Bladder Cancer Treatment (PDQ®): Treatment - Patient Information [NCI] - General Information About Bladder Cancer
Cancer that is in the lining of the bladder is called superficial bladder cancer. Cancer that has spread through the lining of the bladder and invades the muscle wall of the bladder or has spread to nearby organs and lymph nodes is called invasive bladder cancer.
See the following PDQ summaries for more information:
- Renal Cell Cancer Treatment
- Transitional Cell Cancer of the Renal Pelvis and Ureter Treatment
- Bladder and Other Urothelial Cancers Screening
- Unusual Cancers of Childhood
Smoking can affect the risk of bladder cancer.
Anything that increases your chance of getting a disease is called a risk factor. Having a risk factor does not mean that you will get cancer; not having risk factors doesn't mean that you will not get cancer. Talk to your doctor if you think you may be at risk for bladder cancer. Risk factors for bladder cancer include:
- Using tobacco, especially smoking cigarettes.
- Having a family history of bladder cancer.
- Having certain changes in the genes that are linked to bladder cancer.
- Being exposed to certain chemicals in the workplace.
- Past treatment with certain anticancer drugs, such as cyclophosphamide or ifosfamide, or radiation therapy to the pelvis.
- Taking Aristolochia fangchi, a Chinese herb.
- Drinking well water that has high levels of arsenic.
- Drinking water that has been treated with chlorine.
- Having a history of bladder infections, including bladder infections caused by Schistosoma haematobium.
- Using urinary catheters for a long time.
Signs and symptoms of bladder cancer include blood in the urine and pain during urination.
These and other signs and symptoms may be caused by bladder cancer or by other conditions. Check with your doctor if you have any of the following:
- Blood in the urine (slightly rusty to bright red in color).
- Frequent urination.
- Pain during urination.
- Lower back pain.
Tests that examine the urine, vagina, or rectum are used to help detect (find) and diagnose bladder cancer.
The following tests and procedures may be used:
- Physical exam and history: An exam of the body to check general signs of health, including checking for signs of disease, such as lumps or anything else that seems unusual. A history of the patient's health habits and past illnesses and treatments will also be taken.
- Internal exam: An exam of the vagina and/or rectum. The doctor inserts gloved fingers into the vagina and/or rectum to feel for lumps.
- Urinalysis: A test to check the color of urine and its contents, such as sugar, protein, red blood cells, and white blood cells.

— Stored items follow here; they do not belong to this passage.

## Prefetch LDS operands and pass kernarg pointer into noinline dkv body

After: 445.4 TFLOP/s, median of 6. +12.7%, better.

```diff
diff --git a/ring_attention_amd/csrc/attn_bwd.hip b/ring_attention_amd/csrc/attn_bwd.hip
--- a/ring_attention_amd/csrc/attn_bwd.hip
+++ b/ring_attention_amd/csrc/attn_bwd.hip
@@ -321,28 +321,45 @@
 
     __shared__ DkvLds<D, QT> lds;
 
-    const int tid = threadIdx.x;
-    const int lane = tid & 63;
-    const int wid = tid >> 6;
-    const int l31 = lane & 31;
-    const int lhi = lane >> 5;
-
-    const int bhk = blockIdx.y;
-    const int b = bhk / p.hk;
-    const int hkh = bhk % p.hk;
+    constexpr bool FRAME = (D == 64);
+    constexpr bool PREFETCH = (D == 64);
 
     const int n_pit = PAIRED
         ? (p.paired - 1 - (int)blockIdx.x == (int)blockIdx.x ? 1 : 2) : 1;
     for (int pit = 0; pit < n_pit; ++pit) {
-    const int kvtile = PAIRED
+    const int kvtile_wg = PAIRED
         ? (pit == 0 ? (int)blockIdx.x : p.paired - 1 - (int)blockIdx.x)
         : (p.desc ? p.desc[(long)blockIdx.x * 3] : (int)blockIdx.x);
     if (PAIRED && pit == 1) {
         __syncthreads();
     }
 
-    auto dkv_body = [&]() {
-    const BwdParams P = p;
+    auto dkv_body = [&](int kvtile_arg, unsigned long long kernarg) {
+    const BwdParams P = [&] {
+        if constexpr (FRAME) {
+            BwdParams kp = kernarg_params<BwdParams>(kernarg);
+            kp.q = as_global(kp.q);         kp.k = as_global(kp.k);
+            kp.v = as_global(kp.v);         kp.dout = as_global(kp.dout);
+            kp.kmask = as_global(kp.kmask); kp.lse = as_global(kp.lse);
+            kp.delta = as_global(kp.delta); kp.dk = as_global(kp.dk);
+            kp.dv = as_global(kp.dv);       kp.dk_bf = as_global(kp.dk_bf);
+            kp.dv_bf = as_global(kp.dv_bf); kp.bias = as_global(kp.bias);
+            kp.desc = as_global(kp.desc);
+            return kp;
+        } else {
+            return p;
+        }
+    }();
+    const int kvtile = uniform<FRAME>(kvtile_arg);
+    const int tid = threadIdx.x;
+    const int lane = tid & 63;
+    const int wid = uniform<FRAME>(tid >> 6);
+    const int l31 = lane & 31;
+    const int lhi = lane >> 5;
+    const int bhk = blockIdx.y;
+    const int b = bhk / P.hk;
+    const int hkh = bhk % P.hk;
+
     const long j0_wg = (long)kvtile * ROWS_WG;
     const long jmax = min(j0_wg + ROWS_WG, P.nk) - 1;
     const long j = j0_wg + wid * KVROWS_WAVE + l31;
@@ -367,6 +384,8 @@
 
     const Mask M = mask_of(P);
 
+    if constexpr (FRAME) __builtin_amdgcn_s_waitcnt(0x0F70);
+
     for (int g = 0; g < P.group; ++g) {
         if (g > 0) __syncthreads();
         const int h = hkh + g * P.hk;
@@ -378,7 +397,8 @@
         TileRange tr = M.q_tile_range(j0_wg, jmax, P.nq, QT);
         if (P.split > 1) tr = split_share(tr, P.split, (int)blockIdx.z);
         if (!PAIRED && P.desc)
-            tr = {P.desc[(long)blockIdx.x * 3 + 1], P.desc[(long)blockIdx.x * 3 + 2]};
+            tr = {uniform<FRAME>(P.desc[(long)blockIdx.x * 3 + 1]),
+                  uniform<FRAME>(P.desc[(long)blockIdx.x * 3 + 2])};
         const int t0 = tr.lo, t1 = tr.hi;
 
         constexpr int CH = D * 2 / 16;
@@ -391,21 +411,30 @@
         float lse_st = 0.f, delta_st = 0.f;
         long t_next = t0;
 
-        auto load_qtile = [&]() {
+        const unsigned qrow_bytes = (unsigned)(P.h * D) * 2u;
+        auto ld16 = [](const __bf16* base, unsigned boff) {
+            return *(const uint4*)((const char*)base + boff);
+        };
+        auto ld8h = [](const __bf16* base, unsigned boff) {
+            return *(const bf16x8*)((const char*)base + boff);
+        };
+        auto tile_rows = [&](long tile) {
+            return (int)(min((tile + 1) * QT, P.nq) - tile * QT);
+        };
+        auto load_qtile = [&](int tid) {
             const long i0 = t_next * QT;
-            const long imax_ = min(i0 + QT, P.nq) - 1;
-            const bool full = imax_ - i0 == QT - 1;
+            const int last = tile_rows(t_next) - 1;
+            const __bf16* qtile = qg + i0 * P.h * D;
+            const __bf16* dotile = dog + i0 * P.h * D;
             #pragma unroll
             for (int r = 0; r < QREGS; ++r) {
                 int c = tid + r * 512;
                 if (c < QCHUNKS) {
-                    long gr = i0 + c / CH;
+                    int lr = min(c / CH, last);
                     int ch = c % CH;
-                    const __bf16* src = qg + gr * P.h * D + ch * 8;
-                    const __bf16* srd = dog + gr * P.h * D + ch * 8;
-                    bool okr = full || gr <= imax_;
-                    qst[r] = okr ? *(const uint4*)src : uint4{0, 0, 0, 0};
-                    dost[r] = okr ? *(const uint4*)srd : uint4{0, 0, 0, 0};
+                    unsigned off = (unsigned)lr * qrow_bytes + ch * 16;
+                    qst[r] = ld16(qtile, off);
+                    dost[r] = ld16(dotile, off);
                 }
             }
             #pragma unroll
@@ -414,27 +443,38 @@
                 if (c < TPAIRS) {
                     int jp = c % (QT / 2);
                     int d0 = (c / (QT / 2)) * 8;
-                    long ra = i0 + jp * 2;
-                    bool oka = full || ra <= imax_;
-                    bool okb = full || ra + 1 <= imax_;
-                    const __bf16* qa_ = qg + ra * P.h * D + d0;
-                    const __bf16* da_ = dog + ra * P.h * D + d0;
-                    qtv_a[r] = oka ? *(const bf16x8*)qa_ : bf16x8{};
-                    qtv_b[r] = okb ? *(const bf16x8*)(qa_ + P.h * D) : bf16x8{};
-                    dov_a[r] = oka ? *(const bf16x8*)da_ : bf16x8{};
-                    dov_b[r] = okb ? *(const bf16x8*)(da_ + P.h * D) : bf16x8{};
+                    unsigned offa = (unsigned)min(jp * 2, last) * qrow_bytes + d0 * 2;
+                    unsigned offb = (unsigned)min(jp * 2 + 1, last) * qrow_bytes + d0 * 2;
+                    qtv_a[r] = ld8h(qtile, offa);
+                    qtv_b[r] = ld8h(qtile, offb);
+                    dov_a[r] = ld8h(dotile, offa);
+                    dov_b[r] = ld8h(dotile, offb);
                 }
             }
             if (tid < QT) {
-                long gi = i0 + tid;
-                bool okl = gi <= imax_;
-                lse_st = okl ? lse_row[gi] * LOG2E : 0.f;
-                delta_st = okl ? delta_row[gi] : 0.f;
+                long gi = i0 + min(tid, last);
+                lse_st = lse_row[gi];
+                delta_st = delta_row[gi];
             }
             ++t_next;
         };
 
-        auto write_qtile = [&](int par) {
+        auto write_qtile = [&](int par, int tid, long tile) {
+            const int rows = tile_rows(tile);
+            if (rows < QT) {
+                #pragma unroll
+                for (int r = 0; r < QREGS; ++r)
+                    if ((tid + r * 512) / CH >= rows) {
+                        qst[r] = uint4{0, 0, 0, 0};
+                        dost[r] = uint4{0, 0, 0, 0};
+                    }
+                #pragma unroll
+                for (int r = 0; r < TREGS; ++r) {
+                    int la = ((tid + r * 512) % (QT / 2)) * 2;
+                    if (la >= rows) { qtv_a[r] = bf16x8{}; dov_a[r] = bf16x8{}; }
+                    if (la + 1 >= rows) { qtv_b[r] = bf16x8{}; dov_b[r] = bf16x8{}; }
+                }
+            }
             #pragma unroll
             for (int r = 0; r < QREGS; ++r) {
                 int c = tid + r * 512;
@@ -450,27 +490,29 @@
                 if (c < TPAIRS) {
                     int jp = kperm_pair(c % (QT / 2));
                     int d0 = (c / (QT / 2)) * 8;
+                    static_assert((TM << 4) < QT * 2 && (D * QT * 2) % (QT * 2) == 0);
+                    const unsigned base = par * (D * QT * 2) + d0 * QT * 2 + jp * 4;
                     #pragma unroll
                     for (int e = 0; e < 8; ++e) {
-                        int dd = d0 + e;
-                        int byte_off = dd * QT * 2 + ((jp * 4) ^ ((dd & TM) << 4));
+                        unsigned byte_off = (base ^ ((e & TM) << 4)) + e * QT * 2;
                         __bf16 pq[2] = {qtv_a[r][e], qtv_b[r][e]};
                         __bf16 pd[2] = {dov_a[r][e], dov_b[r][e]};
-                        *(uint32_t*)((char*)lds.qt[par] + byte_off) = *(uint32_t*)pq;
-                        *(uint32_t*)((char*)lds.dot[par] + byte_off) = *(uint32_t*)pd;
+                        *(uint32_t*)((char*)lds.qt[0] + byte_off) = *(uint32_t*)pq;
+                        *(uint32_t*)((char*)lds.dot[0] + byte_off) = *(uint32_t*)pd;
                     }
                 }
             }
             if (tid < QT) {
-                lds.lse[par][tid] = lse_st;
-                lds.delta[par][tid] = delta_st;
+                const bool okl = tid < rows;
+                lds.lse[par][tid] = okl ? lse_st * LOG2E : 0.f;
+                lds.delta[par][tid] = okl ? delta_st : 0.f;
             }
         };
 
         if (t0 < t1) {
-            load_qtile();
-            write_qtile(t0 & 1);
-            if (t0 + 1 < t1) load_qtile();
+            load_qtile(tid);
+            write_qtile(t0 & 1, tid, t0);
+            if (t0 + 1 < t1) load_qtile(tid);
         }
 
         for (int t = t0; t < t1; ++t) {
@@ -482,22 +524,64 @@
                 M.uncut(M.qpos(i0), M.qpos(imax), j0_wg, jmax) &&
                 !P.kmask;
 
-            __syncthreads();
-
-            if (t + 1 < t1) write_qtile(par ^ 1);
-            if (t + 2 < t1) load_qtile();
-
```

- Urine cytology: Examination of urine under a microscope to check for abnormal cells.
- Cystoscopy: A procedure to look inside the bladder and urethra to check for abnormal areas. A cystoscope is inserted through the urethra into the bladder. A cystoscope is a thin, tube-like instrument with a light and a lens for viewing. It may also have a tool to remove tissue samples, which are checked under a microscope for signs of cancer.
Cystoscopy. A cystoscope (a thin, tube-like instrument with a light and a lens for viewing) is inserted through the urethra into the bladder. Fluid is used to fill the bladder. The doctor looks at an image of the inner wall of the bladder on a computer monitor.
- Intravenous pyelogram (IVP): A series of x-rays of the kidneys, ureters, and bladder to find out if cancer is present in these organs. A contrast dye is injected into a vein. As the contrast dye moves through the kidneys, ureters, and bladder, x-rays are taken to see if there are any blockages.
- Biopsy: The removal of cells or tissues so they can be viewed under a microscope by a pathologist to check for signs of cancer. A biopsy for bladder cancer is usually done during cystoscopy. It may be possible to remove the entire tumor during biopsy.